The Paris Club states that the requirement for comparable treatment by other creditors can be waived in some circumstances, including when the debt represents only a small proportion of the country’s debt burden.
It said that the focus of Ethiopia’s engagement with the G20 CF will be on official bilateral debt, as re-profiling of this will have the biggest impact on overall debt sustainability. Nonetheless, the terms of the framework clearly create risk that private sector creditors will also be negatively affected.
Fitch said that Ethiopia’s external finances are a rating weakness and this is the main factor behind the intention of using the G20 CF. It complicated that persistent current account deficits (CAD), low foreign exchange reserves and rising external debt repayments present risks to external debt sustainability, “Ethiopia’s external financing requirements, at more than USD 5 billion on average in this and next fiscal year including federal government and state owned enterprises (SOEs) amortization, are high relative to foreign exchange reserves, which we forecast to remain at around USD3 billion. Reserves cover only around two months of current external payments.”
While the rating firm said that the CAD narrowed to 4.1 percent of GDP in the 2019/20 fiscal year as imports declined, maintaining the trend since 2014/15 fiscal year when the CAD was 12.5 percent of GDP.
The firm forecast the CAD to hover around 4 percent of GDP, although this does not incorporate potential import costs associated with vaccines to combat the coronavirus pandemic.
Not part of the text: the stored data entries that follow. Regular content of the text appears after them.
#ifndef C3R_PROBE_Y1
#define C3R_PROBE_Y1 0
#endif
__host__ __device__ constexpr int w16_bias_row(int st, int q, int m) { return 8 * ((2 * q + st) & 3) + 4 * ((2 * q + st) >> 2) + m; }
template <int ABL = 0, bool RTS = false>
__global__ __launch_bounds__(512, 2) void k_lstm2_w16(const _Float16 *__restrict__ xin, const half8 *__restrict__ Wp,
                                                       const float *__restrict__ bp, int n, const half8 *__restrict__ W4p,
                                                       float *__restrict__ a4part, int nstride, float wsc_arg = WSCALE, float wun_arg = WUNSCALE, float wun4_arg = WUNSCALE,
                                                       int *tmo = nullptr ) {
    const float wsc = RTS ? wsc_arg : WSCALE, wun = RTS ? wun_arg : WUNSCALE, wun4 = RTS ? wun4_arg : WUNSCALE;
    constexpr int INP = 2 * NET_H1, H = NET_H2, NGX = INP / 32, NGH = H / 32, NG = NGX + NGH, NU = 2 * NG, HP = H + 8, NBLK = 4 * H / 32, NTQ = NBLK / 4;
    constexpr int SB = 4, WG_SITES = 16 * SB, KC = INP / 8, PD = C3R_W8_PD;
    static_assert(NTQ == 5 && NU == 26 && PD == 1, "3 + 2 tile split of a quarter, 26 (k-group, subtile) units, one unit of prefetch");
    __shared__ __attribute__((aligned(16))) _Float16 hb_hi[2][WG_SITES][HP];
    __shared__ __attribute__((aligned(16))) _Float16 hb_lo[2][WG_SITES][HP];
    __shared__ __attribute__((aligned(16))) _Float16 xs[2][KC][WG_SITES][8];
    __shared__ __attribute__((aligned(16))) float s_bias[NBLK][2][16];
    __shared__ int s_ctr[4];

    const int tid = threadIdx.x, lane = tid & 63;
    const int wave = __builtin_amdgcn_readfirstlane(tid >> 6);
    const int c16 = lane & 15, q4 = lane >> 4;
    const int sq = C3R_W8_MAP ? (wave >> 1) : (wave & 3);
    const bool heavy3 = C3R_W8_MAP ? !(wave & 1) : (wave < 4);
    const int dir = C3R_DIR_ILV ? blockIdx.x : blockIdx.y;
    const int site0 = (C3R_DIR_ILV ? blockIdx.y : blockIdx.x) * WG_SITES;
    const int ns = nstride ? nstride : n;
    const size_t plane_in = (size_t)ns * NET_T * INP;

    for (int i = tid; i < WG_SITES * HP; i += 512) { (&hb_hi[0][0][0])[i] = (_Float16)0.f; (&hb_lo[0][0][0])[i] = (_Float16)0.f; }
    for (int i = tid; i < NBLK * 32; i += 512) {
        const int T = i >> 5, st = (i >> 4) & 1, q = (i >> 2) & 3, m = i & 3;
        s_bias[T][st][4 * q + m] = wsc * bp[((size_t)dir * NBLK + T) * 32 + w16_bias_row(st, q, m)];
    }
    if (tid < 4) s_ctr[tid] = 0;

    int xsite = site0 + lane;
    if (xsite >= n) xsite = n - 1;
    auto dma_x = [&](int tt_) {
        typedef const _Float16 __attribute__((address_space(1))) *gp_t;
        typedef _Float16 __attribute__((address_space(3))) *lp_t;
#pragma unroll
        for (int r = 0; r < 2 * KC / 8; ++r) {
            const int row = wave * (2 * KC / 8) + r, pl = row / KC, kc = row % KC;
            const _Float16 *src = xin + (size_t)pl * plane_in + (((size_t)tt_ * KC + kc) * ns + xsite) * 8;
            __builtin_amdgcn_global_load_lds((gp_t)src, (lp_t)&xs[pl][kc][0][0], 16, 0, C3R_Y1_AUX);
        }
    };
    auto dma_x16 = [&](int tt_) {
        typedef const _Float16 __attribute__((address_space(1))) *gp_t;
        typedef _Float16 __attribute__((address_space(3))) *lp_t;
#pragma unroll
        for (int r = 0; r < 2 * KC / 4; ++r) {
            const int row = (wave & 3) * (2 * KC / 4) + r, pl = row / KC, kc = row % KC;
            const _Float16 *src = xin + (size_t)pl * plane_in + (((size_t)tt_ * KC + kc) * ns + xsite) * 8;
            __builtin_amdgcn_global_load_lds((gp_t)src, (lp_t)&xs[pl][kc][0][0], 16, 0, C3R_Y1_AUX);
        }
    };
    dma_x(dir ? NET_T - 1 : 0);
    asm volatile("s_waitcnt vmcnt(0)" ::: "memory");
    __syncthreads();

    auto body = [&](auto ntc, auto toffc, auto l4c) {
        constexpr int NT = decltype(ntc)::value, TOFF = decltype(toffc)::value;
        constexpr bool L4T = decltype(l4c)::value;
        constexpr int NTH = NT + (L4T ? 1 : 0);
        const half8 *wl = Wp + ((size_t)(dir * 4 + sq) * NU) * NTQ * 2 * 64 + (size_t)TOFF * 2 * 64;
        float cst[NT][2 * SB];
#pragma unroll
        for (int tt = 0; tt < NT; ++tt)
#pragma unroll
            for (int u = 0; u < 2 * SB; ++u) cst[tt][u] = 0.f;
        floatx4 facc[L4T ? 2 : 1][L4T ? SB : 1];
#pragma unroll
        for (int st = 0; st < (L4T ? 2 : 1); ++st)
#pragma unroll
            for (int sb = 0; sb < (L4T ? SB : 1); ++sb) {
#pragma unroll
                for (int r = 0; r < 4; ++r) {
                    float z = 0.f;
                    if constexpr (C3R_L2_SKIP0 && L4T) asm volatile("" : "+v"(z));
                    facc[st][sb][r] = z;
                }
            }

        typedef const half8 __attribute__((address_space(1))) *gptr_t;
        const uint32_t wlane = (uint32_t)lane;
        for (int step = 0; step < NET_T; ++step) {
            const int t = dir ? NET_T - 1 - step : step;
            const int tprev = step ? (dir ? t + 1 : t - 1) : t;
            const int cur = step & 1, nxt = cur ^ 1;

            auto ldx = [&](int g, half8 (&bh)[SB], half8 (&bl)[SB]) {
#pragma unroll
                for (int sb = 0; sb < SB; ++sb) {
                    if ((ABL & 32) && g > 0) continue;
                    bh[sb] = *(const half8 *)&xs[0][4 * g + q4][16 * sb + c16][0];
                    bl[sb] = *(const half8 *)&xs[1][4 * g + q4][16 * sb + c16][0];
                }
            };
            auto ldh = [&](int g, half8 (&bh)[SB], half8 (&bl)[SB]) {
#pragma unroll
                for (int sb = 0; sb < SB; ++sb) {
                    if (ABL & 32) continue;
                    bh[sb] = *(const half8 *)&hb_hi[cur][16 * sb + c16][32 * g + 8 * q4];
                    bl[sb] = *(const half8 *)&hb_lo[cur][16 * sb + c16][32 * g + 8 * q4];
                }
            };
            auto ldw = [&](int u, half8 (&ah)[NTH], half8 (&al)[NTH]) {
                gptr_t wg = (gptr_t)wl + (size_t)((ABL & 1) ? 0 : u) * NTQ * 2 * 64;
                asm volatile("" : "+s"(wg));
#pragma unroll
                for (int tt = 0; tt < NT; ++tt) {
                    if ((ABL & 16) && u > 0) continue;
                    ah[tt] = wg[(tt * 2 + 0) * 64 + wlane]; al[tt] = wg[(tt * 2 + 1) * 64 + wlane];
                }
                if constexpr (L4T) {
                    if (u >= 2 * NGX && !((ABL & 16) && u > 2 * NGX)) {
                        gptr_t w4 = (gptr_t)(W4p + (((size_t)(dir * NET_T + tprev) * 4 + sq) * 2 * NGH) * 2 * 64) + (size_t)(u - 2 * NGX) * 2 * 64;
                        asm volatile("" : "+s"(w4));
                        ah[NT] = w4[wlane]; al[NT] = w4[64 + wlane];
                    }
                }
            };

            if (C3R_W8_ASYNC && step > 0) lds_wait(&s_ctr[1], 4 * step, tmo);
            floatx4 acc[NT][2][SB];
#pragma unroll
            for (int tt = 0; tt < NT; ++tt)
#pragma unroll
                for (int st = 0; st < 2; ++st) {
                    const floatx4 b4 = *(const floatx4 *)&s_bias[sq * NTQ + TOFF + tt][st][4 * q4];
#pragma unroll
                    for (int sb = 0; sb < SB; ++sb) acc[tt][st][sb] = b4;
                }
            auto mma = [&](const half8 (&ah)[NTH], const half8 (&al)[NTH], const half8 (&bh)[SB], const half8 (&bl)[SB], auto stc, bool hpart) {
                constexpr int st = decltype(stc)::value;
#pragma unroll
                for (int tt = 0; tt < NT; ++tt)
#pragma unroll
                    for (int sb = 0; sb < SB; ++sb) acc[tt][st][sb] = __builtin_amdgcn_mfma_f32_16x16x32_f16(ah[tt], bh[sb], acc[tt][st][sb], 0, 0, 0);
                if (L4T && hpart) {
#pragma unroll
                    for (int sb = 0; sb < SB; ++sb) facc[L4T ? st : 0][L4T ? sb : 0] = __builtin_amdgcn_mfma_f32_16x16x32_f16(ah[L4T ? NT : 0], bh[sb], facc[L4T ? st : 0][L4T ? sb : 0], 0, 0, 0);
                }
#pragma unroll
                for (int tt = 0; tt < NT; ++tt)
#pragma unroll
                    for (int sb = 0; sb < SB; ++sb) acc[tt][st][sb] = __builtin_amdgcn_mfma_f32_16x16x32_f16(ah[tt], bl[sb], acc[tt][st][sb], 0, 0, 0);
                if (L4T && hpart) {
#pragma unroll
                    for (int sb = 0; sb < SB; ++sb) facc[L4T ? st : 0][L4T ? sb : 0] = __builtin_amdgcn_mfma_f32_16x16x32_f16(ah[L4T ? NT : 0], bl[sb], facc[L4T ? st : 0][L4T ? sb : 0], 0, 0, 0);
                }
#pragma unroll
                for (int tt = 0; tt < NT; ++tt)
#pragma unroll
                    for (int sb = 0; sb < SB; ++sb) acc[tt][st][sb] = __builtin_amdgcn_mfma_f32_16x16x32_f16(al[tt], bh[sb], acc[tt][st][sb], 0, 0, 0);
                if (L4T && hpart) {
#pragma unroll
                    for (int sb = 0; sb < SB; ++sb) facc[L4T ? st : 0][L4T ? sb : 0] = __builtin_amdgcn_mfma_f32_16x16x32_f16(al[L4T ? NT : 0], bh[sb], facc[L4T ? st : 0][L4T ? sb : 0], 0, 0, 0);
                }
            };
            half8 ah[2][NTH], al[2][NTH], bh[2][SB], bl[2][SB];
#define C3R_FENCE() __builtin_amdgcn_sched_barrier(0)
#define C3R_LOAD(U) do { ldw((U), ah[(U) % 2], al[(U) % 2]);                                                       \
                         if constexpr (((U) & 1) == 0) {                                                          \
                             if constexpr ((U) / 2 < NGX) ldx((U) / 2, bh[((U) / 2) % 2], bl[((U) / 2) % 2]);      \
                             else ldh((U) / 2 - NGX, bh[((U) / 2) % 2], bl[((U) / 2) % 2]); } } while (0)
#define C3R_STEP(U)                                                                                              \
    if constexpr ((U) < NU) {                                                                                     \
        C3R_FENCE();                                                                                              \
        if constexpr (C3R_W8_ASYNC && (U) + 1 == 2 * NGX) { lds_wait(&s_ctr[2], 8 * step, tmo); C3R_FENCE(); }    \
        if constexpr ((U) + 1 < NU) { C3R_LOAD((U) + 1); }                                                        \
        mma(ah[(U) % 2], al[(U) % 2], bh[((U) / 2) % 2], bl[((U) / 2) % 2], std::integral_constant<int, (U) & 1>{}, (U) >= 2 * NGX); \
        if constexpr ((U) + 1 < NU) {                                                                             \
            constexpr int NMM = ((U) >= 2 * NGX ? NTH : NT) * SB * 3;                                             \
            sched_interleave<NMM, ((U) + 1 >= 2 * NGX ? NTH : NT) * 2, (((U) & 1) ? SB * 2 : 0)>();                \
        }                                                                                                         \
        if constexpr ((U) == 2 * NGX - 1) {                                                                       \
            C3R_FENCE();                                                                                          \
            if constexpr (C3R_W8_ASYNC) lds_arrive(&s_ctr[0]); else __syncthreads();                              \
        }                                                                                                         \
    }
            static_assert(2 * NGX == 16, "the unit lists below: the x part ends with unit 15");
            C3R_LOAD(0);
            C3R_STEP(0) C3R_STEP(1) C3R_STEP(2) C3R_STEP(3) C3R_STEP(4) C3R_STEP(5) C3R_STEP(6) C3R_STEP(7) C3R_STEP(8) C3R_STEP(9)
            C3R_STEP(10) C3R_STEP(11) C3R_STEP(12) C3R_STEP(13) C3R_STEP(14) C3R_STEP(15)
            if (!C3R_L2_SKIP0 || step) {
            C3R_STEP(16) C3R_STEP(17) C3R_STEP(18)
            C3R_STEP(19) C3R_STEP(20) C3R_STEP(21) C3R_STEP(22) C3R_STEP(23) C3R_STEP(24) C3R_STEP(25)
            }
            C3R_FENCE();
#undef C3R_STEP
#undef C3R_LOAD
#undef C3R_FENCE
            if constexpr (C3R_W8_ASYNC) {
                if (!L4T && step + 1 < NET_T) { lds_wait(&s_ctr[0], 8 * (step + 1), tmo); dma_x16(dir ? NET_T - 2 - step : step + 1); }
            } else if (step + 1 < NET_T && !(ABL & 64)) dma_x(dir ? NET_T - 2 - step : step + 1);
#pragma unroll
            for (int tt = 0; tt < NT; ++tt) {
                __builtin_amdgcn_sched_barrier(0);
                constexpr int NC = 2 * SB;
                const float K1 = -1.4426950408889634f * wun, K2 = -2.8853900817779268f * wun;
                float cq[NC], ei[NC], ef[NC], eg[NC], eo[NC], hval[NC];
#pragma unroll
                for (int u = 0; u < NC; ++u) cq[u] = cst[tt][u];
                if (ABL & 2) {
#pragma unroll
                    for (int u = 0; u < NC; ++u) hval[u] = acc[tt][u / SB][u % SB][0] + acc[tt][u / SB][u % SB][1] + acc[tt][u / SB][u % SB][2] + acc[tt][u / SB][u % SB][3];
                } else {
#pragma unroll
                    for (int u = 0; u < NC; ++u) ei[u] = fminf(__builtin_amdgcn_exp2f(K1 * acc[tt][u / SB][u % SB][0]), 1e18f);
#pragma unroll
                    for (int u = 0; u < NC; ++u) ef[u] = __builtin_amdgcn_exp2f(K1 * acc[tt][u / SB][u % SB][1]);
#pragma unroll
                    for (int u = 0; u < NC; ++u) eg[u] = fminf(__builtin_amdgcn_exp2f(K2 * acc[tt][u / SB][u % SB][2]), 1e18f);
#pragma unroll
                    for (int u = 0; u < NC; ++u) eo[u] = __builtin_amdgcn_exp2f(K1 * acc[tt][u / SB][u % SB][3]);
#pragma unroll
                    for (int u = 0; u < NC; ++u) ei[u] = cell_fence(gate_frac(ei[u], eg[u]));
#pragma unroll
                    for (int u = 0; u < NC; ++u) ef[u] = __builtin_amdgcn_rcpf(1.0f + ef[u]);
#pragma unroll
                    for (int u = 0; u < NC; ++u) cq[u] = cell_fence(fmaf(ef[u], cq[u], ei[u]));
#pragma unroll
                    for (int u = 0; u < NC; ++u) eg[u] = fminf(__builtin_amdgcn_exp2f(-2.8853900817779268f * cq[u]), 1e18f);
#pragma unroll
                    for (int u = 0; u < NC; ++u) hval[u] = gate_frac(eo[u], eg[u]);
                }
#pragma unroll
                for (int u = 0; u < NC; ++u) cst[tt][u] = cq[u];
#pragma unroll
                for (int sb = 0; sb < SB; ++sb) {
                    half2v vh, vl;
                    float d0, d1;
                    split_h2(hval[sb], hval[SB + sb], vh, vl, d0, d1);
                    *(half2v *)&hb_hi[nxt][16 * sb + c16][8 * (sq * NTQ + TOFF + tt) + 2 * q4] = vh;
                    *(half2v *)&hb_lo[nxt][16 * sb + c16][8 * (sq * NTQ + TOFF + tt) + 2 * q4] = vl;
                }
            }
            if constexpr (C3R_W8_ASYNC) {
                lds_arrive(&s_ctr[2]);
                if (!L4T && step + 1 < NET_T) { asm volatile("s_waitcnt vmcnt(0)" ::: "memory"); lds_arrive(&s_ctr[1]); }
            } else {
            asm volatile("s_waitcnt vmcnt(0)" ::: "memory");
            __syncthreads();
            }
        }
        if constexpr (L4T) {
            if constexpr (C3R_W8_ASYNC) lds_wait(&s_ctr[2], 8 * NET_T, tmo);
            const int tl = dir ? 0 : NET_T - 1, hbuf = NET_T & 1;
            const half8 *w4 = W4p + (((size_t)(dir * NET_T + tl) * 4 + sq) * 2 * NGH) * 2 * 64 + lane;
#pragma unroll 1
            for (int g = 0; g < NGH; ++g) {
                half8 b_h[SB], b_l[SB];
#pragma unroll
                for (int sb = 0; sb < SB; ++sb) {
                    b_h[sb] = *(const half8 *)&hb_hi[hbuf][16 * sb + c16][32 * g + 8 * q4];
                    b_l[sb] = *(const half8 *)&hb_lo[hbuf][16 * sb + c16][32 * g + 8 * q4];
                }
#pragma unroll
                for (int st = 0; st < 2; ++st) {
                    const half8 a_h = w4[(size_t)((2 * g + st) * 2 + 0) * 64], a_l = w4[(size_t)((2 * g + st) * 2 + 1) * 64];
#pragma unroll
                    for (int sb = 0; sb < SB; ++sb) facc[st][sb] = __builtin_amdgcn_mfma_f32_16x16x32_f16(a_h, b_h[sb], facc[st][sb], 0, 0, 0);
#pragma unroll
                    for (int sb = 0; sb < SB; ++sb) facc[st][sb] = __builtin_amdgcn_mfma_f32_16x16x32_f16(a_h, b_l[sb], facc[st][sb], 0, 0, 0);
#pragma unroll
                    for (int sb = 0; sb < SB; ++sb) facc[st][sb] = __builtin_amdgcn_mfma_f32_16x16x32_f16(a_l, b_h[sb], facc[st][sb], 0, 0, 0);
                }
            }
#pragma unroll
            for (int sb = 0; sb < SB; ++sb) {
                const int sidx = site0 + 16 * sb + c16;
                if (sidx < n) {
#pragma unroll
                    for (int st = 0; st < 2; ++st) {
                        const floatx4 v = {facc[st][sb][0] * wun4, facc[st][sb][1] * wun4, facc[st][sb][2] * wun4, facc[st][sb][3] * wun4};
                        y1_store(v, (floatx4 *)(a4part + ((size_t)sidx * 2 + dir) * NET_L4 + 32 * sq + 16 * st + 4 * q4));
                    }
                }
            }
        }
    };
    if (C3R_W8_PRIO == 1 && heavy3) __builtin_amdgcn_s_setprio(1);
    if (C3R_W8_PRIO == 2 && !heavy3) __builtin_amdgcn_s_setprio(1);
    if (heavy3) body(std::integral_constant<int, 3>{}, std::integral_constant<int, 0>{}, std::false_type{});
    else body(std::integral_constant<int, 2>{}, std::integral_constant<int, 3>{}, std::true_type{});
}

Despite the CAD consist smaller the firm said that it has not eased pressure on foreign currency reserves because net FDI has been lackluster (averaging 2.7% of GDP in the past two fiscal years) and net external borrowing has moderated with negative net borrowing by SOEs.
It also reminded that the central bank has allowed sharper exchange rate depreciation, but the currency nonetheless remains overvalued, with a weaker rate in the parallel market. Proposed sales of mobile licenses and a stake in Ethio Telecom, the state-owned telecoms company, are an upside risk to FDI inflows and foreign exchange reserves in the current and next fiscal year.
MoF had stated that Ethiopia has already been very active in undertaking proactive liability management exercises in the past few years and intends to keep managing its public and quasi-public debt portfolio in the most prudent way.
The extent of debt treatment required will be based upon the outcome of the IMF’s Debt Sustainability Analysis for Ethiopia, which is currently being updated.
The bulk of Ethiopia’s public external debt is official multilateral and bilateral debt. Government and government-guaranteed external debt was USD 25 billion in the last fiscal year.
Of this, USD 3.3 billion was owed to private creditors. This includes Ethiopia’s outstanding USD1 billion Eurobond due in December 2024, with minimal annual debt service of USD66 million until the maturity; and USD2.3 billion government-guaranteed debts owed to foreign commercial banks and suppliers. The debt to private creditors which relates to Ethio Telecom and Ethiopian Airlines is a further USD 3.3 billion, while this is not guaranteed by the government.